I have added other veggies too to complete or increase the nutrient content. This is easy recipe and can be made for parties as well or made regularly. Its a one pot meal recipe so less utensils are used!
INGREDIENTS:
- 2 Cups Basmati Rice
- 1 Cup Soy Chunks
- 1 Large Potato
- 1 Onion
- 1/2 Cup Peas
- 1/2 Cup Carrots
- 1/4 Cup Beans
- 1/4 Cup Corn
- 1-2 Bay Leaves
- 2-3 Cloves
- 2-3 Cardamom
- 1 Star anise
- 1 Teaspoon Cumin Seeds
- 1 Teaspoon Ginger Garlic paste
- 1 Teaspoon Cumin Powder
- 1/2 Teaspoon Red Chilly Powder
- 1/2 Teaspoon Turmeric
- 1/2 Teaspoon Garam Masala
- Salt as per taste
- 2 Tablespoon Oil
- Coriander for Garnish
PREPARATION TIME: 45 Minutes
HOW TO PREPARE:
- Wash rice and keep aside, Slice the Onions and keep aside
- In a wok, heat oil, crackle Cumin Seeds, Star Anise, Cloves, Cardamom and Bay Leaves
- Add Sliced Onions and Ginger Garlic Paste. Saute until Onions get translucent.
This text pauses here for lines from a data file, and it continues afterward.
template <bool LIST, int NPL = 2>
__device__ __forceinline__ void ntn_prep_body(const DevWeights& w, const float* __restrict__ rows, int R,
                                              const float* __restrict__ cols, int M, unsigned short* __restrict__ Ab,
                                              float* __restrict__ ur, float* __restrict__ rng,
                                              unsigned short* __restrict__ Cb, const int block,
                                              const int32_t* __restrict__ row_ids = nullptr) {
    __shared__ float red[4][4];
    __shared__ __attribute__((aligned(16))) unsigned short stage[16 * NPL * 4 * 8 * 8];
    const int lane = threadIdx.x & 63, wave = threadIdx.x >> 6;
    const int l15 = lane & 15, lq = lane >> 4;
    const int g0 = (block >> 1) * 16, half = block & 1;
    float amax = 0.f, umax = 0.f, emax = 0.f, l1max = 0.f;
    if (g0 < R) {
        const int ga = min(g0 + l15, R - 1);
        const float* e = rows + (size_t)(LIST ? row_ids[ga] : ga) * F + 4 * lq;
        const float4 ea0 = *reinterpret_cast<const float4*>(e), ea1 = *reinterpret_cast<const float4*>(e + 16);
        float wv[4][8], wbv[4], l1r[4] = {0.f, 0.f, 0.f, 0.f};
#pragma unroll
        for (int q = 0; q < 4; ++q) {
            const int tile = half * 16 + wave * 4 + q;
            const int t = tile >> 1, j = (tile & 1) * 16 + l15;
            const float* wp = w.ntn_wt + ((size_t)(4 * lq) * T + t) * F + j;
#pragma unroll
            for (int s4 = 0; s4 < 4; ++s4) {
                wv[q][s4] = wp[s4 * T * F];
                wv[q][4 + s4] = wp[(16 + s4) * T * F];
            }
            wbv[q] = w.ntn_wb[t * 2 * F + F + j];
        }
#pragma unroll
        for (int q = 0; q < 4; ++q) {
            const int tile = half * 16 + wave * 4 + q;
            const int t = tile >> 1, j = (tile & 1) * 16 + l15;
            f32x4 acc = {0.f, 0.f, 0.f, 0.f};
            acc = __builtin_amdgcn_mfma_f32_16x16x4f32(ea0.x, wv[q][0], acc, 0, 0, 0);
            acc = __builtin_amdgcn_mfma_f32_16x16x4f32(ea0.y, wv[q][1], acc, 0, 0, 0);
            acc = __builtin_amdgcn_mfma_f32_16x16x4f32(ea0.z, wv[q][2], acc, 0, 0, 0);
            acc = __builtin_amdgcn_mfma_f32_16x16x4f32(ea0.w, wv[q][3], acc, 0, 0, 0);
            acc = __builtin_amdgcn_mfma_f32_16x16x4f32(ea1.x, wv[q][4], acc, 0, 0, 0);
            acc = __builtin_amdgcn_mfma_f32_16x16x4f32(ea1.y, wv[q][5], acc, 0, 0, 0);
            acc = __builtin_amdgcn_mfma_f32_16x16x4f32(ea1.z, wv[q][6], acc, 0, 0, 0);
            acc = __builtin_amdgcn_mfma_f32_16x16x4f32(ea1.w, wv[q][7], acc, 0, 0, 0);
            const float wbc = wbv[q];
            if ((q & 1) == 0) {
#pragma unroll
                for (int r = 0; r < 4; ++r) l1r[r] = 0.f;
            }
#pragma unroll
            for (int r = 0; r < 4; ++r) {
                const int g = g0 + 4 * lq + r;
                if (g < R) {
                    const float a = acc[r] + wbc;
                    amax = range_max(amax, a);
                    l1r[r] += fabsf(a);
                    unsigned short* dst = stage + (((4 * lq + r) * NPL * 4 + (j >> 3)) * 8 + (t & 7)) * 8 + (j & 7);
                    if constexpr (NPL == 3) {
                        unsigned hb, mb, lb;
                        split3_bf16(a, hb, mb, lb);
                        dst[0] = (unsigned short)(hb >> 16);
                        dst[4 * 8 * 8] = (unsigned short)(mb >> 16);
                        dst[2 * 4 * 8 * 8] = (unsigned short)(lb >> 16);
                    } else {
                        _Float16 h, l;
                        split2_f16(a, h, l);
                        dst[0] = __builtin_bit_cast(unsigned short, h);
                        dst[4 * 8 * 8] = __builtin_bit_cast(unsigned short, l);
                    }
                }
            }
            if (q & 1) {
#pragma unroll
                for (int r = 0; r < 4; ++r) {
                    float v = l1r[r];
                    v += __shfl_xor(v, 1);
                    v += __shfl_xor(v, 2);
                    v += __shfl_xor(v, 4);
                    v += __shfl_xor(v, 8);
                    l1max = fmaxf(l1max, v);
                }
            }
        }
    }
    if (g0 < R) {
        __syncthreads();
        for (int u = threadIdx.x; u < 16 * NPL * 4 * 8; u += 256) {
            const int tl = u & 7, jb = (u >> 3) & 3, pl = (u >> 5) % NPL, gi = (u >> 5) / NPL;
            if (g0 + gi < R)
                *reinterpret_cast<uint4*>(Ab + (((size_t)(g0 + gi) * NPL + pl) * 64 + jb * 16 + half * 8 + tl) * 8) =
                    *reinterpret_cast<const uint4*>(stage + (size_t)u * 8);
        }
    }
    for (int gi = half * 8 + wave * 2; gi < half * 8 + wave * 2 + 2; ++gi) {
        const int g = g0 + gi;
        if (g < R) {
            const float* e1 = rows + (size_t)(LIST ? row_ids[g] : g) * F;
            float s = 0.f;
            for (int m = 0; m < 8; ++m) s = fmaf(w.ntn_wb[l15 * 2 * F + lq * 8 + m], e1[lq * 8 + m], s);
            s += __shfl_xor(s, 16);
            s += __shfl_xor(s, 32);
            s += w.ntn_bias[l15];
            umax = range_max(umax, s);
            if (lq == 0) ur[(size_t)g * T + l15] = s;
        }
        const int msb = LIST ? M : (M + AP_SB - 1) / AP_SB * AP_SB;
        if (g < msb && lane < F) {
            const float x = g < M ? cols[(size_t)g * F + lane] : 0.f;
            emax = range_max(emax, x);
            _Float16 h, l;
            split2_f16(x, h, l);
            if (LIST) {
                unsigned short* dst = Cb + (size_t)g * (2 * F) + lane;
                dst[0] = __builtin_bit_cast(unsigned short, h);
                dst[F] = __builtin_bit_cast(unsigned short, l);
            } else {
                const int sb = g >> 6, cl = g & 63, c15 = cl >> 2, b = cl & 3, j = lane;
                unsigned short* dst = Cb + ((((size_t)sb * NPL) * 4 + b) * 64 + (j >> 3) * 16 + c15) * 8 + (j & 7);
                if constexpr (NPL == 3) {
                    unsigned hb, mb, lb;
                    split3_bf16(x, hb, mb, lb);
                    dst[0] = (unsigned short)(hb >> 16);
                    dst[4 * 64 * 8] = (unsigned short)(mb >> 16);
                    dst[2 * 4 * 64 * 8] = (unsigned short)(lb >> 16);
                } else {
                    dst[0] = __builtin_bit_cast(unsigned short, h);
                    dst[4 * 64 * 8] = __builtin_bit_cast(unsigned short, l);
                }
            }
        }
    }
    amax = wave_max_f32(amax);
    umax = wave_max_f32(umax);
    emax = wave_max_f32(emax);
    l1max = wave_max_f32(l1max);
    if (lane == 0) {
        red[wave][0] = amax;
        red[wave][1] = umax;
        red[wave][2] = emax;
        red[wave][3] = l1max;
    }
    __syncthreads();
    if (threadIdx.x < 4) {
        const int q = threadIdx.x;
        rng[(size_t)block * 4 + q] = fmaxf(fmaxf(red[0][q], red[1][q]), fmaxf(red[2][q], red[3][q]));
    }
}

__global__ __launch_bounds__(256) void ntn_prep_kernel(const DevWeights w, const float* __restrict__ rows, int R,
                                                       const float* __restrict__ cols, int M,
                                                       unsigned short* __restrict__ Ab, float* __restrict__ ur,
                                                       float* __restrict__ rng, unsigned short* __restrict__ Cb) {
    ntn_prep_body<false>(w, rows, R, cols, M, Ab, ur, rng, Cb, (int)blockIdx.x);
}

__global__ __launch_bounds__(256) void ntn_prep_wide_kernel(const DevWeights w, const float* __restrict__ rows, int R,
                                                            const float* __restrict__ cols, int M,
                                                            unsigned short* __restrict__ Ab, float* __restrict__ ur,
                                                            float* __restrict__ rng, unsigned short* __restrict__ Cb) {
    ntn_prep_body<false, 3>(w, rows, R, cols, M, Ab, ur, rng, Cb, (int)blockIdx.x);
}

constexpr int AP_MAX_JOBS = 8;
struct ApJob {
    const float* rows;
    const float* cols;
    float* score;
    int64_t ld;
    unsigned short* Ab;
    unsigned short* Cb;
    float* ur;
    float* rng;
    int R, M, nrng;
};
struct ApJobs {
    int n;
    int block0[AP_MAX_JOBS + 1];
    int item0[AP_MAX_JOBS + 1];
    ApJob job[AP_MAX_JOBS];
};

__global__ __launch_bounds__(256) void ntn_prep_multi_kernel(const DevWeights w, const ApJobs jobs) {
    int j = 0;
    while (j + 1 < jobs.n && (int)blockIdx.x >= jobs.block0[j + 1]) ++j;
    const ApJob& q = jobs.job[j];
    ntn_prep_body<false>(w, q.rows, q.R, q.cols, q.M, q.Ab, q.ur, q.rng, q.Cb, (int)blockIdx.x - jobs.block0[j]);
}

__device__ __forceinline__ f32x4 mfma_f16(f16x8 a, f16x8 b, f32x4 c) {
    return __builtin_amdgcn_mfma_f32_16x16x32_f16(a, b, c, 0, 0, 0);
}

__device__ __forceinline__ float swap32_add(float a, float b) {
    const auto r = __builtin_amdgcn_permlane32_swap(__float_as_uint(a), __float_as_uint(b), false, false);
    return __uint_as_float(r[0]) + __uint_as_float(r[1]);
}
__device__ __forceinline__ float swap16_add(float a, float b) {
    const auto r = __builtin_amdgcn_permlane16_swap(__float_as_uint(a), __float_as_uint(b), false, false);
    return __uint_as_float(r[0]) + __uint_as_float(r[1]);
}

__device__ __forceinline__ float relu(float x) { return __int_as_float(max(__float_as_int(x), 0)); }
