# jungmannlab/picasso

Measured on AMD Instinct MI355X. Metric: localizations/sec (7x7 ROI, MLE), higher is better.
Workload: dtype f32+f64; 1 GPU; 10000-frame 512x512 uint16 simulated DNA-PAINT movie per GPU, 1001675 spots per GPU, 7x7 ROI MLE (sigmaxy), identify+cut+fit+table resident in HBM; frames=10000, height=512, width=512, box=7, max_it=100, localizations_total=1001675, mle_mode=refit, refit_spots_rank0=7346, frame_ranges_in_flight=2, all_gather=none

## Files before the change

### picasso_amd/csrc/fit_common.h

```cpp
#pragma once
#include <math.h>

#include "pmi_common.h"

namespace pmi {

#ifndef FIT_WAVES_N
#define FIT_WAVES_N 4
#endif
constexpr int FIT_WAVES = FIT_WAVES_N;
constexpr int FIT_NT = FIT_WAVES * PMI_WAVE;
constexpr int FIT_MAXPIX = PMI_MAX_BOX * PMI_MAX_BOX;

struct ConstDiv { float g, r; int fast; };
inline ConstDiv make_const_div(float g)
{
    ConstDiv c;
    c.g = g;
    c.r = (float)(1.0 / (double)g);
    c.fast = (g == g) && fabsf(g) > 1e-15f && fabsf(g) < 1e15f;
    if (g == 1.0f) c.fast = 2;
    return c;
}
__device__ __forceinline__ float div_const(float x, const ConstDiv &c)
{
    if (c.fast == 2) return x;
    const float ax = fabsf(x);
    if (!c.fast || !((ax > 1e-15f && ax < 1e15f) || x == 0.0f)) return x / c.g;
    const float q = x * c.r;
    const float e = __builtin_fmaf(-q, c.g, x);
    return __builtin_fmaf(e, c.r, q);
}
template <int B> __device__ __forceinline__ void div_const_row(float (&v)[B], const ConstDiv &c)
{
    if (c.fast == 2) return;
    unsigned hi = 0u, lo = 0xffffffffu;
#pragma unroll
    for (int i = 0; i < B; i++) {
        const unsigned u = __float_as_uint(v[i]) & 0x7fffffffu;
        hi = u > hi ? u : hi;
        const unsigned w = u - 1u;
        lo = w < lo ? w : lo;
    }
    if (c.fast && hi < 0x58635fa9u && lo >= 0x26901d7du) {
#pragma unroll
        for (int i = 0; i < B; i++) {
            const float q = v[i] * c.r;
            const float e = __builtin_fmaf(-q, c.g, v[i]);
            v[i] = __builtin_fmaf(e, c.r, q);
        }
    } else {
#pragma unroll
        for (int i = 0; i < B; i++) v[i] = v[i] / c.g;
    }
}

struct FitParams {
    const float *spots;
    float *spots_out;
    const void *movie;
    const int32_t *frame, *y, *x;
    int dtype;
    int64_t Y, X;
    float baseline, sensitivity, gain;
    ConstDiv gdiv;
    int64_t N;
    const int64_t *d_n;
    int box;
    int libm_glibc;
    double eps;
    int max_it;
    float *thetas, *crlbs, *loglik;
    int32_t *iterations;
    unsigned long long *queue;
    unsigned *strict_queue;
    int64_t first;
    double *fisher;
    float eps_lo, eps_hi;
    int32_t *flag_list;
    unsigned *flag_count;
    unsigned *flag_reasons;
    const int32_t *final_list;
    const unsigned *final_list_n;
    unsigned char *refit_mark;
    float *ng_io;
    unsigned char *accept;
    int crop_y0, crop_x0, crop_cy, crop_cx;
    double min_ng;
    const int32_t *alist;
    const unsigned *alist_n;
    int32_t *alist_out;
    unsigned *alist_blk_out;
};
enum : unsigned { FLAG_MARGIN = 1u, FLAG_CURVATURE = 2u, FLAG_NARROW = 4u, FLAG_SWING = 8u, FLAG_WILD = 16u, FLAG_SLOW = 32u, FLAG_UNSTABLE = 64u };
constexpr int FLAG_REASONS = 7;
constexpr double FIT_UNSTABLE_LMAX = 1.9;
constexpr int FISHER_STRIDE = 21;
enum { FIT_STAGE_NEWTON = 1, FIT_STAGE_FINAL = 2, FIT_STAGE_INIT_ONLY = 4, FIT_STAGE_ITERATE_ONLY = 8 };
constexpr int FIT_SLOW_ITERATIONS = 64;
#ifndef PMI_MARGIN_GROWTH
#define PMI_MARGIN_GROWTH 0.0625f
#endif
constexpr float FIT_MARGIN_GROWTH = PMI_MARGIN_GROWTH;
constexpr float FIT_NARROW_SIGMA = 0.5f;
constexpr float FIT_WOBBLE_RATIO = 0.9f;
constexpr float FIT_WOBBLE_FLOOR = 1.9073486e-6f;
constexpr int FIT_WOBBLE_RUN = 3;
constexpr int FIT_WOBBLE_LATE = 9;
constexpr float FIT_TOP_FLAG = 16.0f;

template <int CTRL, int ROW_MASK = 0xf>
__device__ __forceinline__ float dpp_f(float v)
// ... 96 lines not shown
```

### picasso_amd/csrc/gaussmle.hip

```cpp
#include <algorithm>
#include <cmath>
#include <cstdlib>
#include <cstring>
#include <vector>

#include "fit_common.h"

namespace pmi {

__device__ __forceinline__ unsigned borderline(float D, int kk, float eps_lo, float eps_hi)
{
    const float wide = fmaxf(1.0f, (float)(kk - 1) * FIT_MARGIN_GROWTH);
    const float epsf = 0.5f * (eps_lo + eps_hi), epsm = 0.5f * (eps_hi - eps_lo) * wide;
    return ((D >= epsf - epsm && D < epsf + epsm) ? FLAG_MARGIN : 0u) | (kk > FIT_SLOW_ITERATIONS ? FLAG_SLOW : 0u);
}
struct StepHistory { float prev, prev2, wprev; int run; };
__device__ __forceinline__ bool wobbles(float st, float value, int kk, StepHistory &h)
{
    const float w = kk >= 3 ? (st - 2.0f * h.prev) + h.prev2 : 0.0f;
    const bool wob = w * h.wprev < 0.0f && fabsf(w) > FIT_WOBBLE_RATIO * fabsf(h.wprev) && fabsf(w) > FIT_WOBBLE_FLOOR * fabsf(value);
    h.run = wob ? h.run + 1 : 0;
    h.wprev = w; h.prev2 = h.prev; h.prev = st;
    return h.run >= FIT_WOBBLE_RUN || (h.run >= 2 && kk >= FIT_WOBBLE_LATE);
}
// ... 562 lines not shown
        if (!strcmp(env, "glibc")) return PMI_LIBM_GLIBC;
        if (!strcmp(env, "device")) return PMI_LIBM_DEVICE;
    }
    return g_mle_libm;
}

int fit_impl(FitParams p, int method, bool from_movie, int range, hipStream_t s)
{
    if (p.box < 3 || p.box > PMI_MAX_BOX || (p.box & 1) == 0) { set_error("box must be odd, 3..%d (got %d)", PMI_MAX_BOX, p.box); return PMI_ERR_ARG; }
    if (method != PMI_MLE_SIGMA && method != PMI_MLE_SIGMAXY) { set_error("Method not available."); return PMI_ERR_ARG; }
    if (p.N < 0) { set_error("negative N"); return PMI_ERR_ARG; }
    if (p.N == 0) return PMI_OK;
    if (p.N > 0x7fffffffLL) { set_error("too many spots for one call"); return PMI_ERR_ARG; }
    const int g_cu_count = device_cu_count();
    const int mode = mle_mode_now();
    const int64_t BATCH = FIT_BATCH;
    const int64_t nb = (p.N + BATCH - 1) / BATCH;
    void *ptr = nullptr, *fptr = nullptr;
    int rc;
    if ((rc = scratch(SCR_FIT, (size_t)nb * 40 + 64, &ptr)) != PMI_OK) return rc;
    const size_t per_batch = (size_t)std::min<int64_t>(p.N, BATCH);
    const size_t acc_blocks = (per_batch + ACC_BLOCK - 1) / ACC_BLOCK + 2;
    if ((rc = scratch(SCR_STAGE_D, per_batch * (FISHER_STRIDE * sizeof(double) + 12 * sizeof(float) + 3 * sizeof(int32_t) + 1) + acc_blocks * sizeof(unsigned) + 32, &fptr)) != PMI_OK) return rc;
    float *state = reinterpret_cast<float *>((char *)fptr + per_batch * FISHER_STRIDE * sizeof(double));
    int32_t *flag_list = reinterpret_cast<int32_t *>(state + per_batch * 12);
    int32_t *unstable_list = flag_list + per_batch;
    int32_t *acc_list = unstable_list + per_batch;
    unsigned *acc_blk = reinterpret_cast<unsigned *>(acc_list + per_batch);
    unsigned char *refit_mark = reinterpret_cast<unsigned char *>(acc_blk + acc_blocks);
    unsigned long long *queues = (unsigned long long *)ptr;
    unsigned *flag_counts = (unsigned *)(queues + 3 * nb);
    unsigned *strict_queues = flag_counts + 2 * nb;
    void *sptr = nullptr;
    if ((rc = scratch(SCR_STATS, 64, &sptr)) != PMI_OK) return rc;
    unsigned *stats = (unsigned *)sptr;
    hipLaunchKernelGGL(zero_words_kernel, dim3(1), dim3(256), 0, s, (unsigned *)ptr, (int)(nb * 10), stats, 16);
    p.flag_reasons = stats + 1;
    p.fisher = (double *)fptr;
    const int libm = mle_libm_now();
    const bool libm_all = libm != PMI_LIBM_DEVICE;
    p.libm_glibc = libm == PMI_LIBM_GLIBC || (libm == PMI_LIBM_AUTO && p.box <= 5);
    static const char *menv = tuning_env("PMI_MLE_MARGIN");
    const double margin = menv ? atof(menv) : g_mle_margin;
    const double ulp = ldexp(1.0, (int)floor(log2(std::max(1.0, p.box / 2.0))) - 23);
    const double margin_abs = std::max(p.eps * margin, 4.0 * ulp);
    p.eps_lo = (float)(p.eps - margin_abs);
    p.eps_hi = (float)(p.eps + margin_abs);
    const int ppl = (p.box * p.box + 63) / 64;
    const int64_t Ntotal = p.N;
    ScopedKernelTimer tm(s, &g_last_times.fit_ms);
    static const bool force_wave_per_spot = tuning_env("PMI_FIT_WAVE_PER_SPOT") != nullptr;
    const bool g8 = !force_wave_per_spot && p.box <= 15;
    float *cut = nullptr;
    static const bool no_keep = tuning_env("PMI_MLE_NO_KEEP") != nullptr;
    if (g8 && from_movie && mode != PMI_MLE_STRICT && !no_keep) {
        void *cptr = nullptr;
        if ((rc = scratch(SCR_STAGE_C, per_batch * (size_t)(p.box * p.box) * sizeof(float), &cptr)) != PMI_OK) return rc;
        cut = (float *)cptr;
    }
    p.spots_out = nullptr;
    if (p.ng_io && !(g8 && from_movie && cut)) { set_error("deferred exact stage outside the row-per-lane fit"); return PMI_ERR_ARG; }
    for (int64_t bi = 0; bi < nb; bi++) {
        p.first = bi * BATCH;
        p.N = std::min<int64_t>(Ntotal, p.first + BATCH);
        p.flag_list = mode == PMI_MLE_REFIT ? flag_list : nullptr;
        p.flag_count = flag_counts + bi;
        p.strict_queue = strict_queues + bi;
        p.refit_mark = mode == PMI_MLE_REFIT ? refit_mark : nullptr;
        if (p.refit_mark && !g8) PMI_HIP(hipMemsetAsync(refit_mark, 0, (size_t)(p.N - p.first), s));
        const int64_t count = p.N - p.first;
        const int64_t blocks = std::min<int64_t>((count + FIT_WAVES - 1) / FIT_WAVES, (int64_t)g_cu_count * 8);
        const dim3 grid((unsigned)std::max<int64_t>(blocks, 1));
        auto wave_per_spot = [&](int stages) {
            p.queue = queues + 3 * bi + (stages == FIT_STAGE_FINAL ? (p.final_list ? 2 : 1) : 0);
            if (method == PMI_MLE_SIGMAXY) {
                if (from_movie) launch_fit_ppl<6, true>(ppl, grid, s, p, stages); else launch_fit_ppl<6, false>(ppl, grid, s, p, stages);
            } else {
                if (from_movie) launch_fit_ppl<5, true>(ppl, grid, s, p, stages); else launch_fit_ppl<5, false>(ppl, grid, s, p, stages);
            }
        };
        if (mode != PMI_MLE_STRICT && g8 && from_movie && cut) {
            FitParams pi = p;
            pi.spots_out = cut;
            launch_fit_g8(pi, method, true, g_cu_count, state, FIT_STAGE_INIT_ONLY, s);
            PMI_HIP(hipGetLastError());
            FitParams q = p;
            q.spots = cut - p.first * (int64_t)(p.box * p.box);
            if (p.ng_io) {
                int32_t *al = nb == 1 && p.alist_out ? p.alist_out : acc_list;
                unsigned *ab = nb == 1 && p.alist_out ? p.alist_blk_out : acc_blk;
                if ((rc = build_accept_list(p.accept, p.first, p.N, p.d_n, ab, al, s)) != PMI_OK) return rc;
                q.alist = al;
                q.alist_n = ab + (count + ACC_BLOCK - 1) / ACC_BLOCK;
            }
            launch_fit_g8(q, method, false, g_cu_count, state, FIT_STAGE_ITERATE_ONLY, s);
            PMI_HIP(hipGetLastError());
            if (mode == PMI_MLE_REFIT)
                launch_fit_strict(q, method, false, flag_list, q.flag_count, count, g_cu_count, s);
            PMI_HIP(hipGetLastError());
            launch_fit_g8(q, method, false, g_cu_count, state, FIT_STAGE_FINAL, s);
        } else {
        if (mode == PMI_MLE_STRICT) {
            FitParams ps = p;
            ps.libm_glibc = libm_all;
            launch_fit_strict(ps, method, from_movie, nullptr, nullptr, count, g_cu_count, s);
        } else {
            if (g8) launch_fit_g8(p, method, from_movie, g_cu_count, state, FIT_STAGE_NEWTON, s);
            else wave_per_spot(FIT_STAGE_NEWTON);
            PMI_HIP(hipGetLastError());
            if (mode == PMI_MLE_REFIT)
                launch_fit_strict(p, method, from_movie, flag_list, p.flag_count, count, g_cu_count, s);
        }
        PMI_HIP(hipGetLastError());
        if (g8) launch_fit_g8(p, method, from_movie, g_cu_count, state, FIT_STAGE_FINAL, s);
        else wave_per_spot(FIT_STAGE_FINAL);
        }
        PMI_HIP(hipGetLastError());
        const unsigned cb = (unsigned)((count + 255) / 256);
        unsigned *unstable_n = flag_counts + nb + bi;
        auto crlb = [&](const int32_t *list, const unsigned *list_n, int32_t *out, unsigned *out_n) {
            if (method == PMI_MLE_SIGMAXY)
                hipLaunchKernelGGL((crlb_kernel<6>), dim3(cb), dim3(256), 0, s, p.fisher, p.first, p.N, p.d_n, p.crlbs, list, list_n, out, out_n, p.flag_reasons, p.refit_mark, p.accept);
            else
                hipLaunchKernelGGL((crlb_kernel<5>), dim3(cb), dim3(256), 0, s, p.fisher, p.first, p.N, p.d_n, p.crlbs, list, list_n, out, out_n, p.flag_reasons, p.refit_mark, p.accept);
        };
        const bool second = mode == PMI_MLE_REFIT;
        crlb(nullptr, nullptr, second ? unstable_list : nullptr, second ? unstable_n : nullptr);
        PMI_HIP(hipGetLastError());
        if (second) {
            FitParams r = p;
            r.strict_queue = strict_queues + nb + bi;
            if (cut) { r.spots = cut - p.first * (int64_t)(p.box * p.box); }
            const bool r_movie = cut ? false : from_movie;
            launch_fit_strict(r, method, r_movie, unstable_list, unstable_n, count, g_cu_count, s);
            PMI_HIP(hipGetLastError());
            r.final_list = unstable_list; r.final_list_n = unstable_n;
            if (g8) launch_fit_g8(r, method, r_movie, g_cu_count, state, FIT_STAGE_FINAL, s);
            else {
                FitParams keep = p;
                p = r;
                wave_per_spot(FIT_STAGE_FINAL);
                p = keep;
            }
            PMI_HIP(hipGetLastError());
            crlb(unstable_list, unstable_n, nullptr, nullptr);
            PMI_HIP(hipGetLastError());
        }
    }
    hipLaunchKernelGGL(flag_stats_kernel, dim3(1), dim3(1), 0, s, flag_counts, mode == PMI_MLE_REFIT ? 2 * nb : 0, stats);
    PMI_HIP(hipGetLastError());
    if ((rc = g_mle_stats.record(0, range, stats, s)) != PMI_OK) return rc;
    tm.stop();
    return PMI_OK;
}
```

- Add Corn, peas, Medium cut Potatoes, 1″ Cut Beans, Carrots and Soya Chunks.
- Keep Cooking until the veggies are slightly cooked
- Add Salt, Red Chilli, Turmeric, Garam Masala and Cumin Powder
- Mix everything and Add soaked Rice.
- Pour in double the quantity of water than the rice .
- Mix, Cover and cook until rice is cooked and water is reduced.
- Water should have dried up.
- Take off flame and keep it covered for 5-8 minutes for rice to get cooked in steam
- Once done serve hot with fresh coriander as garnish.